#### TO DO
Exactly as given, restate each record that follows.

______________________________

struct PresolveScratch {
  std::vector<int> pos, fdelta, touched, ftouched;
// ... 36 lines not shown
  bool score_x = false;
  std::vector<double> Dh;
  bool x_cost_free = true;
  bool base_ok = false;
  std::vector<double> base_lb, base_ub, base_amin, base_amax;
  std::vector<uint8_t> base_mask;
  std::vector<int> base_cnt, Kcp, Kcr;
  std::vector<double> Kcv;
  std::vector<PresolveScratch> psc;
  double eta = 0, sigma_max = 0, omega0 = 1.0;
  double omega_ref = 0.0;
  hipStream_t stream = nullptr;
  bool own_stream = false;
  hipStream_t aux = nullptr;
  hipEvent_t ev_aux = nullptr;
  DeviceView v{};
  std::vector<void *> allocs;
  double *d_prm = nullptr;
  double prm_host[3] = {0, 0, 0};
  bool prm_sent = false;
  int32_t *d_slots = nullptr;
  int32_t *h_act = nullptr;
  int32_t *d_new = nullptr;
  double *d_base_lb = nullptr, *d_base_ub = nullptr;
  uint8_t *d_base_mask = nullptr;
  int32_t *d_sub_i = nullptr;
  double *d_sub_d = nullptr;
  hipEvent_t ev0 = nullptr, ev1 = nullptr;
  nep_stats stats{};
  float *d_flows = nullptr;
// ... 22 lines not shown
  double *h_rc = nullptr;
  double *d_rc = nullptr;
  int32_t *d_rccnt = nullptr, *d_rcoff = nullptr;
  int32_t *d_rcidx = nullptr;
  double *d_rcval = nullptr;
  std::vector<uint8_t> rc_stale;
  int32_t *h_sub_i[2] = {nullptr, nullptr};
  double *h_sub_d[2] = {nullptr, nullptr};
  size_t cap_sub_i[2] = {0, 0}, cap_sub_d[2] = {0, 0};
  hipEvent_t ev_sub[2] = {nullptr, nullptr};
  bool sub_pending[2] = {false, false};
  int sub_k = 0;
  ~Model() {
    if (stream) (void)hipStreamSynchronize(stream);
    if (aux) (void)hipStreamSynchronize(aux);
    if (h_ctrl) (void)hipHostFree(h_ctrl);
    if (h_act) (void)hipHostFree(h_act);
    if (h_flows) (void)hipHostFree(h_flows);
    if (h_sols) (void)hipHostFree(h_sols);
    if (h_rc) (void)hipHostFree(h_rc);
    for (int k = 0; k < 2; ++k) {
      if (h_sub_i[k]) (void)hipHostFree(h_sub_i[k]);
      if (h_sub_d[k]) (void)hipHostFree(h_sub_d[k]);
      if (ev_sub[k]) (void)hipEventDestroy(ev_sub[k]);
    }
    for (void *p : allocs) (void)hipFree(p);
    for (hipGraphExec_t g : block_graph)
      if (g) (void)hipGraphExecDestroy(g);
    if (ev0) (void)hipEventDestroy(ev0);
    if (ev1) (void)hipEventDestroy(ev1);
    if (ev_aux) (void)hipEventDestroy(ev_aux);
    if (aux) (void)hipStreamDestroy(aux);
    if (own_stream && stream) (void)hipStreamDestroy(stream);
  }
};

______________________________

#### OUTPUT FOR THIS TASK
struct PresolveScratch {
  std::vector<int> pos, fdelta, touched, ftouched;
// ... 36 lines not shown
  bool score_x = false;
  std::vector<double> Dh;
  bool x_cost_free = true;
  bool base_ok = false;
  std::vector<double> base_lb, base_ub, base_amin, base_amax;
  std::vector<uint8_t> base_mask;
  std::vector<int> base_cnt, Kcp, Kcr;
  std::vector<double> Kcv;
  std::vector<PresolveScratch> psc;
  double eta = 0, sigma_max = 0, omega0 = 1.0;
  double omega_ref = 0.0;
  hipStream_t stream = nullptr;
  bool own_stream = false;
  hipStream_t aux = nullptr;
  hipEvent_t ev_aux = nullptr;
  DeviceView v{};
  std::vector<void *> allocs;
  double *d_prm = nullptr;
  double prm_host[3] = {0, 0, 0};
  bool prm_sent = false;
  int32_t *d_slots = nullptr;
  int32_t *h_act = nullptr;
  int32_t *d_new = nullptr;
  double *d_base_lb = nullptr, *d_base_ub = nullptr;
  uint8_t *d_base_mask = nullptr;
  int32_t *d_sub_i = nullptr;
  double *d_sub_d = nullptr;
  hipEvent_t ev0 = nullptr, ev1 = nullptr;
  nep_stats stats{};
  float *d_flows = nullptr;
// ... 22 lines not shown
  double *h_rc = nullptr;
  double *d_rc = nullptr;
  int32_t *d_rccnt = nullptr, *d_rcoff = nullptr;
  int32_t *d_rcidx = nullptr;
  double *d_rcval = nullptr;
  std::vector<uint8_t> rc_stale;
  int32_t *h_sub_i[2] = {nullptr, nullptr};
  double *h_sub_d[2] = {nullptr, nullptr};
  size_t cap_sub_i[2] = {0, 0}, cap_sub_d[2] = {0, 0};
  hipEvent_t ev_sub[2] = {nullptr, nullptr};
  bool sub_pending[2] = {false, false};
  int sub_k = 0;
  ~Model() {
    if (stream) (void)hipStreamSynchronize(stream);
    if (aux) (void)hipStreamSynchronize(aux);
    if (h_ctrl) (void)hipHostFree(h_ctrl);
    if (h_act) (void)hipHostFree(h_act);
    if (h_flows) (void)hipHostFree(h_flows);
    if (h_sols) (void)hipHostFree(h_sols);
    if (h_rc) (void)hipHostFree(h_rc);
    for (int k = 0; k < 2; ++k) {
      if (h_sub_i[k]) (void)hipHostFree(h_sub_i[k]);
      if (h_sub_d[k]) (void)hipHostFree(h_sub_d[k]);
      if (ev_sub[k]) (void)hipEventDestroy(ev_sub[k]);
    }
    for (void *p : allocs) (void)hipFree(p);
    for (hipGraphExec_t g : block_graph)
      if (g) (void)hipGraphExecDestroy(g);
    if (ev0) (void)hipEventDestroy(ev0);
    if (ev1) (void)hipEventDestroy(ev1);
    if (ev_aux) (void)hipEventDestroy(ev_aux);
    if (aux) (void)hipStreamDestroy(aux);
    if (own_stream && stream) (void)hipStreamDestroy(stream);
  }
};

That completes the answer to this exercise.